In the entries below, find each line where the word "pair" appears and give only the total count of such lines.

BEGIN

namespace b200gnn {
namespace wgrad {
using namespace tc;

constexpr int BKN = 32;
constexpr int TM = 128, TN = 128;
constexpr int THREADS = 384;
constexpr int STAGES = 5;
constexpr int X_BOX = 8;
constexpr int RAW_BYTES = BKN * (TM + TN) * 4;
constexpr int OP_BYTES = 128 * BKN * 4;
constexpr int T_BYTES = 2 * OP_BYTES;
constexpr int SS_BYTES = TM / 2 * 16;
constexpr int SMEM_BYTES = STAGES * RAW_BYTES + 2 * T_BYTES + 256 + SS_BYTES + 1024;
constexpr int MAX_RANGES = 132;
constexpr int64_t MAX_PARTIAL_FLOATS = (int64_t)MAX_RANGES * 256 * 256;
constexpr int MAX_KIN = 2048, MAX_NOUT = 512;
static_assert(SMEM_BYTES <= 232448, "shared memory");

struct Params {
  float* partial;
  int32_t Nn, Kin, Kpad, Nout, Npad, num_kb;
  int32_t n_tn, n_ranges;
  const float* act_scale;
  const float* act_shift;
  const uint32_t* act_bits;
  int32_t act_words;
  float inv_keep;
  const float* act_slope;
  int32_t act_ld;
};

template <bool ACT, bool PRELU = false>
__global__ void __launch_bounds__(THREADS, 1)
wgrad_tf32x3_kernel(const __grid_constant__ CUtensorMap tmX, const __grid_constant__ CUtensorMap tmG, const Params p) {
  extern __shared__ uint8_t smem_raw[];
  uint8_t* smem = reinterpret_cast<uint8_t*>((reinterpret_cast<uintptr_t>(smem_raw) + 1023) & ~(uintptr_t)1023);
  uint8_t* tbuf = smem + STAGES * RAW_BYTES;
  uint64_t* full = reinterpret_cast<uint64_t*>(tbuf + 2 * T_BYTES);
  uint64_t* empty = full + STAGES;
  float4* act_ss = reinterpret_cast<float4*>(tbuf + 2 * T_BYTES + 256);

  const int tiles = (p.Kpad / TM) * p.n_tn;
  const int tile = (int)blockIdx.x % tiles, range = (int)blockIdx.x / tiles;
  const int mt = tile / p.n_tn, nt = tile % p.n_tn;
  const int kb0 = (int)((int64_t)p.num_kb * range / p.n_ranges);
  const int kb1 = (int)((int64_t)p.num_kb * (range + 1) / p.n_ranges);

  const int warp = threadIdx.x >> 5, lane = threadIdx.x & 31;
  if (threadIdx.x == 0) {
    for (int s = 0; s < STAGES; ++s) { mbar_init(&full[s], 1); mbar_init(&empty[s], 256); }
    asm volatile("fence.mbarrier_init.release.cluster;" ::: "memory");
  }
  __syncthreads();

  if (warp < 4) {
    regs_dec<40>();
    if (threadIdx.x == 0) {
      int s = 0; uint32_t ph = 0;
      for (int kb = kb0; kb < kb1; ++kb) {
        mbar_wait(&empty[s], ph ^ 1);
        uint8_t* st = smem + s * RAW_BYTES;
        mbar_expect_tx(&full[s], RAW_BYTES);
        for (int j = 0; j < TM / X_BOX; ++j)
          tma_load_2d(&tmX, &full[s], st + j * BKN * X_BOX * 4, mt * TM + j * X_BOX, kb * BKN);
        tma_load_2d(&tmG, &full[s], st + BKN * TM * 4, nt * TN, kb * BKN);
        if (++s == STAGES) { s = 0; ph ^= 1; }
      }
    }
    return;
  }
  regs_inc<232>();

  const int cw = (warp >> 2) - 1;
  const int ct = threadIdx.x - 128;
  const uint32_t xfrag = (8 * cw + 2 * (warp & 3)) * (BKN * X_BOX * 4) + (lane & 3) * (X_BOX * 4) + (lane >> 2) * 4;
  const int pair = cw * 32 + (warp & 3) * 8 + (lane >> 2);
  const int c0 = mt * TM + cw * 64 + (warp & 3) * 16 + (lane >> 2);
  uint32_t wnext = 0u;
  const int bits_ld = PRELU ? p.act_ld : p.act_words;
  auto act_word = [&](int kb) {
    const int node = kb * BKN + lane;
    return node < p.Nn && (c0 >> 5) < p.act_words ? __ldg(p.act_bits + (size_t)node * bits_ld + (c0 >> 5)) : 0u;
  };
  const float slope = PRELU ? __ldg(p.act_slope) : 0.f;
  if (PRELU && kb0 < kb1) wnext = act_word(kb0);
  if (ACT) {
    if (ct < TM / 2) {
      const int c = mt * TM + (ct >> 3) * 16 + (ct & 7);
      float4 v = make_float4(0.f, 0.f, 0.f, 0.f);
      if (c < p.Kin) { v.x = __ldg(p.act_scale + c); v.y = __ldg(p.act_shift + c); }
      if (c + 8 < p.Kin) { v.z = __ldg(p.act_scale + c + 8); v.w = __ldg(p.act_shift + c + 8); }
      act_ss[ct] = v;
    }
    if (kb0 < kb1) wnext = act_word(kb0);
    named_sync(1, 256);
  }
  float acc[64], sum[64];
#pragma unroll
  for (int i = 0; i < 64; ++i) sum[i] = acc[i] = 0.f;
  uint32_t xh0[BKN / 8][4], xl0[BKN / 8][4], xh1[BKN / 8][4], xl1[BKN / 8][4];
  int s = 0; uint32_t ph = 0;
  auto block = [&](int i, uint32_t (&h)[BKN / 8][4], uint32_t (&l)[BKN / 8][4]) {
    uint32_t wcur = 0u;
    if (ACT || PRELU) {
      wcur = wnext;
      if (kb0 + i + 1 < kb1) wnext = act_word(kb0 + i + 1);
    }
    mbar_wait(&full[s], ph);
    float4 ss = make_float4(0.f, 0.f, 0.f, 0.f);
    int l4 = lane & 3;
    if (ACT) {
      ss = act_ss[pair];
      asm volatile("" : "+r"(l4));
    }
    if (PRELU) asm volatile("" : "+r"(l4));
    const uint32_t sraw = smem_u32(smem + s * RAW_BYTES);
    const float* rg = reinterpret_cast<const float*>(smem + s * RAW_BYTES + BKN * TM * 4);
    uint8_t* T = tbuf + (i & 1) * T_BYTES;
#pragma unroll
    for (int u = 0; u < 4; ++u) {
      const int idx = u * 256 + ct;
      const int r = idx & 127, c = idx >> 7;
      const float* src = rg + (4 * c) * 128 + r;
      const uint4 v = make_uint4(__float_as_uint(src[0]), __float_as_uint(src[128]), __float_as_uint(src[256]),
                                 __float_as_uint(src[384]));
      uint4 hv, lv;
      split4(v, hv, lv);
      *reinterpret_cast<uint4*>(T + swz128(r, c)) = hv;
      *reinterpret_cast<uint4*>(T + OP_BYTES + swz128(r, c)) = lv;
    }
#pragma unroll
    for (int k = 0; k < BKN / 8; ++k)
#pragma unroll
      for (int j = 0; j < 4; ++j) {
        uint32_t v = lds32(sraw + xfrag + (j & 1) * (BKN * X_BOX * 4) + (8 * k + 4 * (j >> 1)) * (X_BOX * 4));
        if (ACT) {
          const uint32_t w = __shfl_sync(0xffffffffu, wcur, 8 * k + l4 + 4 * (j >> 1));
          const float y = fmaxf(fmaf(__uint_as_float(v), (j & 1) ? ss.z : ss.x, (j & 1) ? ss.w : ss.y), 0.f) * p.inv_keep;
          v = (w >> ((c0 & 31) + 8 * (j & 1))) & 1u ? __float_as_uint(y) : 0u;
        }
        if (PRELU) {
          const uint32_t w = __shfl_sync(0xffffffffu, wcur, 8 * k + l4 + 4 * (j >> 1));
          const float z = __uint_as_float(v);
          const float y = (z > 0.f ? z : slope * z) * p.inv_keep;
          v = (w >> ((c0 & 31) + 8 * (j & 1))) & 1u ? __float_as_uint(y) : 0u;
        }
        split1(v, h[k][j], l[k][j]);
      }
    asm volatile("fence.proxy.async.shared::cta;" ::: "memory");
    mbar_arrive(&empty[s]);
    if (i > 0) {
      wgmma_wait<0>();
      acc_fence(acc);
#pragma unroll
      for (int j = 0; j < 64; ++j) sum[j] += acc[j];
    }
    named_sync(1, 256);
    reg_fence(h); reg_fence(l);
    wgmma_fence();
    const uint32_t sa = smem_u32(T);
#pragma unroll
    for (int k = 0; k < BKN / 8; ++k) {
      const uint32_t koff = k * 32;
      wgmma_tf32_n128_rs(acc, l[k], make_desc_k128(sa + koff), k != 0);
      wgmma_tf32_n128_rs(acc, h[k], make_desc_k128(sa + OP_BYTES + koff), 1);
    }
#pragma unroll
    for (int k = 0; k < BKN / 8; ++k) wgmma_tf32_n128_rs(acc, h[k], make_desc_k128(sa + k * 32), 1);
    wgmma_commit();
    if (++s == STAGES) { s = 0; ph ^= 1; }
  };
  for (int i = 0; i < kb1 - kb0; i += 2) {
    block(i, xh0, xl0);
    if (i + 1 < kb1 - kb0) block(i + 1, xh1, xl1);
  }
  if (kb1 > kb0) {
    wgmma_wait<0>();
    acc_fence(acc);
#pragma unroll
    for (int j = 0; j < 64; ++j) sum[j] += acc[j];
  }
  float* out = p.partial + (size_t)range * p.Kpad * p.Npad;
  const int row0 = mt * TM + cw * 64 + (warp & 3) * 16 + (lane >> 2);
#pragma unroll
  for (int j = 0; j < 16; ++j) {
    const int col = nt * TN + 8 * j + 2 * (lane & 3);
    if (col < p.Npad) {
      *reinterpret_cast<float2*>(out + (size_t)row0 * p.Npad + col) = make_float2(sum[4 * j], sum[4 * j + 1]);
      *reinterpret_cast<float2*>(out + (size_t)(row0 + 8) * p.Npad + col) = make_float2(sum[4 * j + 2], sum[4 * j + 3]);
    }
  }
}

END

**Answer space**
2